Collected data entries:
■ ■ ■ ■
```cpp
#if (SMCMC_LIKE != 3 || defined(SMCMC_USER_LIKELIHOOD)) && SMCMC_LIKE != 7 && SMCMC_LIKE != 8 && SMCMC_LIKE != 9
template <>
hipError_t launch_vaat_like<SMCMC_DP, SMCMC_LIKE>(const VaatParams& p, bool exact, hipStream_t s) {
    constexpr int DP = SMCMC_DP, LIKE = SMCMC_LIKE;
    if (p.record != nullptr) {
        if (exact) hipLaunchKernelGGL(HIP_KERNEL_NAME(vaat_step_kernel<DP, LIKE, true, true>), dim3(p.npad / kWave), dim3(kWave), 0, s, p);
        else hipLaunchKernelGGL(HIP_KERNEL_NAME(vaat_step_kernel<DP, LIKE, false, true>), dim3(p.npad / kWave), dim3(kWave), 0, s, p);
        return hipGetLastError();
    }
    if (exact) hipLaunchKernelGGL(HIP_KERNEL_NAME(vaat_step_kernel<DP, LIKE, true>), dim3(p.npad / kWave), dim3(kWave), 0, s, p);
    else hipLaunchKernelGGL(HIP_KERNEL_NAME(vaat_step_kernel<DP, LIKE, false>), dim3(p.npad / kWave), dim3(kWave), 0, s, p);
    return hipGetLastError();
}
#endif

#if SMCMC_LIKE == 0
template <>
hipError_t launch_reduce<SMCMC_DP>(double* gacc, int ngroups, int D, double* chunk_sums, double* moments,
                                   hipStream_t s) {
    const int npk = (D + 1) * (D + 2) / 2;
    const int nchunks = (ngroups + kReduceChunk - 1) / kReduceChunk;
    hipLaunchKernelGGL(HIP_KERNEL_NAME(reduce_chunks_kernel<SMCMC_DP>), dim3((npk + 63) / 64, nchunks), dim3(64), 0, s,
// ... 10 lines not shown
```

root-simple-mcmc_amd/csrc/smcmc_kernels.hip.h:

```cpp
#pragma once

#include <hip/hip_runtime.h>
#include <stdint.h>

#include <type_traits>

#include "smcmc.h"
#include "smcmc_detmath.h"
#include "smcmc_event_sample.h"
#include "smcmc_step_deal.h"

namespace smcmc {

#define SMCMC_FOR_EACH_DP(X) X(7) X(15) X(31) X(47) X(50) X(63)

#define SMCMC_DP_ENTRY(n) n,
constexpr int kDpMacroList[] = {SMCMC_FOR_EACH_DP(SMCMC_DP_ENTRY)};
#undef SMCMC_DP_ENTRY
constexpr bool dp_lists_agree() {
    if (sizeof(kDpMacroList) / sizeof(kDpMacroList[0]) != (size_t)kNumDpFamilies) return false;
    for (int f = 0; f < kNumDpFamilies; ++f)
        if (kDpMacroList[f] != kDpFamilies[f]) return false;
    return true;
}
static_assert(dp_lists_agree(), "kDpFamilies of smcmc_step_deal.h restates SMCMC_FOR_EACH_DP: keep the two alike");

constexpr int kWave = 64;

typedef double f64x4 __attribute__((ext_vector_type(4)));

typedef const __attribute__((address_space(4))) double* cptr_f64;
typedef const __attribute__((address_space(3))) double* lds_cptr_f64;
typedef double f64x2 __attribute__((ext_vector_type(2)));
typedef const __attribute__((address_space(3))) f64x2* lds_cptr_f64x2;
__device__ __forceinline__ cptr_f64 as_const(const double* p) {
#pragma clang diagnostic push
#pragma clang diagnostic ignored "-Wold-style-cast"
    return (cptr_f64)p;
#pragma clang diagnostic pop
}


struct NormalTables { f64x2 le, ae; };
template <int DP>
constexpr bool kAsmReads = DP >= 47;
template <bool ASM>
__device__ __forceinline__ NormalTables normal_tables_fetch(uint32_t w0, uint32_t w1, uint32_t lt_base, uint32_t at_base) {
    NormalTables t;
    const uint32_t la = lt_base + 16u * smcmc_normal_log_index(w0), aa = at_base + 16u * smcmc_normal_angle_index_halfcircle(w1);
    if constexpr (ASM) {
        asm volatile("ds_read_b128 %0, %1" : "=v"(t.le) : "v"(la));
        asm volatile("ds_read_b128 %0, %1" : "=v"(t.ae) : "v"(aa));
    } else {
        t.le = *(volatile lds_cptr_f64x2)(uintptr_t)la;
        t.ae = *(volatile lds_cptr_f64x2)(uintptr_t)aa;
    }
    return t;
}
template <int N, bool ASM>
__device__ __forceinline__ void normal_tables_ready(NormalTables& a, NormalTables& b) {
    if constexpr (ASM) asm volatile("s_waitcnt lgkmcnt(%4)" : "+v"(a.le), "+v"(a.ae), "+v"(b.le), "+v"(b.ae) : "n"(N));
}
template <int N, bool ASM>
__device__ __forceinline__ void normal_tables_ready(NormalTables& a) {
    if constexpr (ASM) asm volatile("s_waitcnt lgkmcnt(%2)" : "+v"(a.le), "+v"(a.ae) : "n"(N));
}
__device__ __forceinline__ void normal_pair_lds(uint32_t w0, uint32_t w1, const NormalTables& t, double* n0, double* n1) {
#ifdef SMCMC_NORMAL_TEXTBOOK
    (void)t;
    smcmc_normal_pair(w0, w1, n0, n1);
    return;
#endif
#define SMCMC_LT_LDS(k, c) (t.le[c])
#define SMCMC_AT_LDS(c) (t.ae[c])
    SMCMC_NORMAL_PAIR_BODY_HALFCIRCLE(SMCMC_LT_LDS, SMCMC_AT_LDS)
#undef SMCMC_LT_LDS
#undef SMCMC_AT_LDS
}

template <int I, int N, typename F>
__device__ __forceinline__ void static_for_impl(F& f) {
    if constexpr (I < N) {
        f(std::integral_constant<int, I>{});
        static_for_impl<I + 1, N>(f);
    }
}
template <int N, typename F>
__device__ __forceinline__ void static_for(F&& f) { static_for_impl<0, N>(f); }

template <int DP, bool FULLU, int i, int c, int k = 0>
__device__ __forceinline__ void load_piece(uint32_t ubase, f64x2 (&dst)[kPiece / 2]) {
    typedef ULayout<DP, FULLU> UL;
    if constexpr (k < kPiece / 2) {
        if constexpr (c + 2 * k < UL::DPE) {
            constexpr int off = (UL::off(i) + (c - UL::j0(i)) + 2 * k) * 8;
            if constexpr (kAsmReads<DP>) asm volatile("ds_read_b128 %0, %1 offset:%2" : "=v"(dst[k]) : "v"(ubase), "n"(off));
            else dst[k] = *(lds_cptr_f64x2)(uintptr_t)(ubase + (uint32_t)off);
        }
        load_piece<DP, FULLU, i, c, k + 1>(ubase, dst);
    }
}
template <int N, int M, bool ASM>
// ... 414 lines not shown
            const double pj = xq[XL::row(j)];
            if constexpr (EXACT) logl -= h * e * pj;
            else logl = SMCMC_FMA(-(h * e), pj, logl);
        }
    }
    return logl;
}

struct QuadCsr {
    const int32_t* rowptr;
    const int32_t* cols;
    const double* vals;
    const int32_t* rows;
};
constexpr int kQuadChunk = 8;
typedef const __attribute__((address_space(4))) int32_t* cptr_i32;
__device__ __forceinline__ cptr_i32 as_const(const int32_t* p) {
#pragma clang diagnostic push
#pragma clang diagnostic ignored "-Wold-style-cast"
    return (cptr_i32)p;
#pragma clang diagnostic pop
}
template <bool EXACT, typename Point>
__device__ __forceinline__ double quadform_csr(const Point& point, const QuadCsr& q, int D) {
    const cptr_i32 rw = as_const(q.rows), cl = as_const(q.cols);
    const cptr_f64 vl = as_const(q.vals);
    const int nnz = as_const(q.rowptr)[0];
    double logl = 0.0;
    for (int k0 = 0; k0 < nnz; k0 += kQuadChunk) {
        int ri[kQuadChunk], ci[kQuadChunk];
        double e[kQuadChunk], pi[kQuadChunk], pj[kQuadChunk];
#pragma unroll
        for (int u = 0; u < kQuadChunk; ++u) {
            ri[u] = rw[k0 + u];
            ci[u] = cl[k0 + u];
            e[u] = vl[k0 + u];
        }
#pragma unroll
        for (int u = 0; u < kQuadChunk; ++u) {
            pi[u] = point(ri[u]);
            pj[u] = point(ci[u]);
        }
#pragma unroll
        for (int u = 0; u < kQuadChunk; ++u) {
            const double h = 0.5 * pi[u];
            if constexpr (EXACT) logl -= h * e[u] * pj[u];
            else logl = SMCMC_FMA(-(h * e[u]), pj[u], logl);
        }
    }
    (void)D;
    return logl;
}

template <int DP, int LIKE, bool EXACT, bool FULLU, bool MOMENTS, bool SPECIAL>
__global__ void __launch_bounds__(kWave, 2) step_kernel(const StepParams p) {
    constexpr int T = Geo<DP>::T;
    constexpr int NT = Geo<DP>::NT;
    constexpr int NB = Geo<DP>::NB;
    typedef ULayout<DP, FULLU> UL;
    constexpr bool HEADLINE = EXACT && !FULLU && !SPECIAL && DP == 50 && LIKE == SMCMC_LIKE_ISO_GAUSS;
    constexpr bool PAIRS = HEADLINE;
    constexpr bool FIXED_AW = HEADLINE && MOMENTS && AcceptBlock<DP>::FIXED;
    typedef XLayout<DP, MOMENTS, PAIRS> XL;
    static_assert(!PAIRS || DP % 2 == 0, "a lane's 16-byte accesses cover whole row pairs of the point");
    constexpr bool ZROW = HEADLINE && MOMENTS;
    static_assert(!ZROW || XL::ZERO_ROW == DP + 1, "the ones row's partner is the zero row");
    __shared__ alignas(PAIRS ? 16 : 8) double xs[XL::DOUBLES];
    __shared__ __attribute__((aligned(16))) double us[UL::SIZE];
    __shared__ __attribute__((aligned(16))) double ntab[384];

    double* es_hist = nullptr;
    if constexpr (LIKE == SMCMC_LIKE_EVENT_SAMPLE || LIKE == SMCMC_LIKE_EVENT_TEMPLATE || LIKE == SMCMC_LIKE_EVENT_SHAPE) {
        extern __shared__ __attribute__((aligned(16))) double es_dynamic[];
        es_hist = es_dynamic;
    }
    (void)es_hist;

    const int lane = threadIdx.x;
    const int group = blockIdx.x;
    const int chain = group * kWave + lane;
    const bool active = chain < p.nchains;
    const int D = p.dim;
    const size_t NP = (size_t)p.npad;
    const uint32_t gid = p.chain_offset + (uint32_t)chain;
    const cptr_f64 c0 = as_const(p.c0);
    const cptr_f64 likep = as_const(p.like);
    double* const xcol = xs + XL::LANE * lane;
    auto load_point = [&](double (&dst)[DP]) {
#pragma unroll
        for (int q = 0; q < DP / 2; ++q) {
            const f64x2 v = *(const f64x2*)(xcol + XL::row(2 * q));
            dst[2 * q] = v[0];
            dst[2 * q + 1] = v[1];
        }
    };
    auto store_point = [&](const double (&src)[DP]) {
#pragma unroll
        for (int q = 0; q < DP / 2; ++q) {
            f64x2 v;
            v[0] = src[2 * q];
            v[1] = src[2 * q + 1];
            *(f64x2*)(xcol + XL::row(2 * q)) = v;
        }
    };
    (void)load_point;
    (void)store_point;

    if constexpr (PAIRS) {
        double xin[DP];
#pragma unroll
        for (int d = 0; d < DP; ++d) xin[d] = active ? p.x[(size_t)d * NP + chain] : c0[d];
        store_point(xin);
    } else {
#pragma unroll
        for (int d = 0; d < DP; ++d) xcol[XL::row(d)] = active ? p.x[(size_t)d * NP + chain] : c0[d];
    }

    double* lf = p.lane_f64 + chain;
    int32_t* li = p.lane_i32 + chain;
    double logl = lf[SMCMC_LANE_LOGL * NP];
    double sigma = lf[SMCMC_LANE_SIGMA * NP];
    double acc_rate = lf[SMCMC_LANE_ACCEPTANCE * NP];
    double acc_trials = lf[SMCMC_LANE_ACCEPTANCE_TRIALS * NP];
    double rigid = lf[SMCMC_LANE_RIGIDITY * NP];
    double last_value = lf[SMCMC_LANE_LAST_VALUE * NP];
    double last_x0 = lf[SMCMC_LANE_LAST_X0 * NP];
    double step_rms = lf[SMCMC_LANE_STEP_RMS * NP];
    double logl_prop = lf[SMCMC_LANE_LOGL_PROPOSED * NP];
    int trials = li[SMCMC_LANE_TRIALS * NP];
    int succ = li[SMCMC_LANE_SUCCESSES * NP];
    int next_update = li[SMCMC_LANE_NEXT_UPDATE * NP];
    int naccept = li[SMCMC_LANE_NACCEPT * NP];
    int rms_trials = li[SMCMC_LANE_STEP_RMS_TRIALS * NP];
    int last_accept = li[SMCMC_LANE_LAST_ACCEPT * NP];
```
■ ■ ■ ■
**WHAT YOU NEED TO DO:** In the entries, find every line holding "nchunks" and copy it.

**EXPECTED ANSWER:**
    const int nchunks = (ngroups + kReduceChunk - 1) / kReduceChunk;
    hipLaunchKernelGGL(HIP_KERNEL_NAME(reduce_chunks_kernel<SMCMC_DP>), dim3((npk + 63) / 64, nchunks), dim3(64), 0, s,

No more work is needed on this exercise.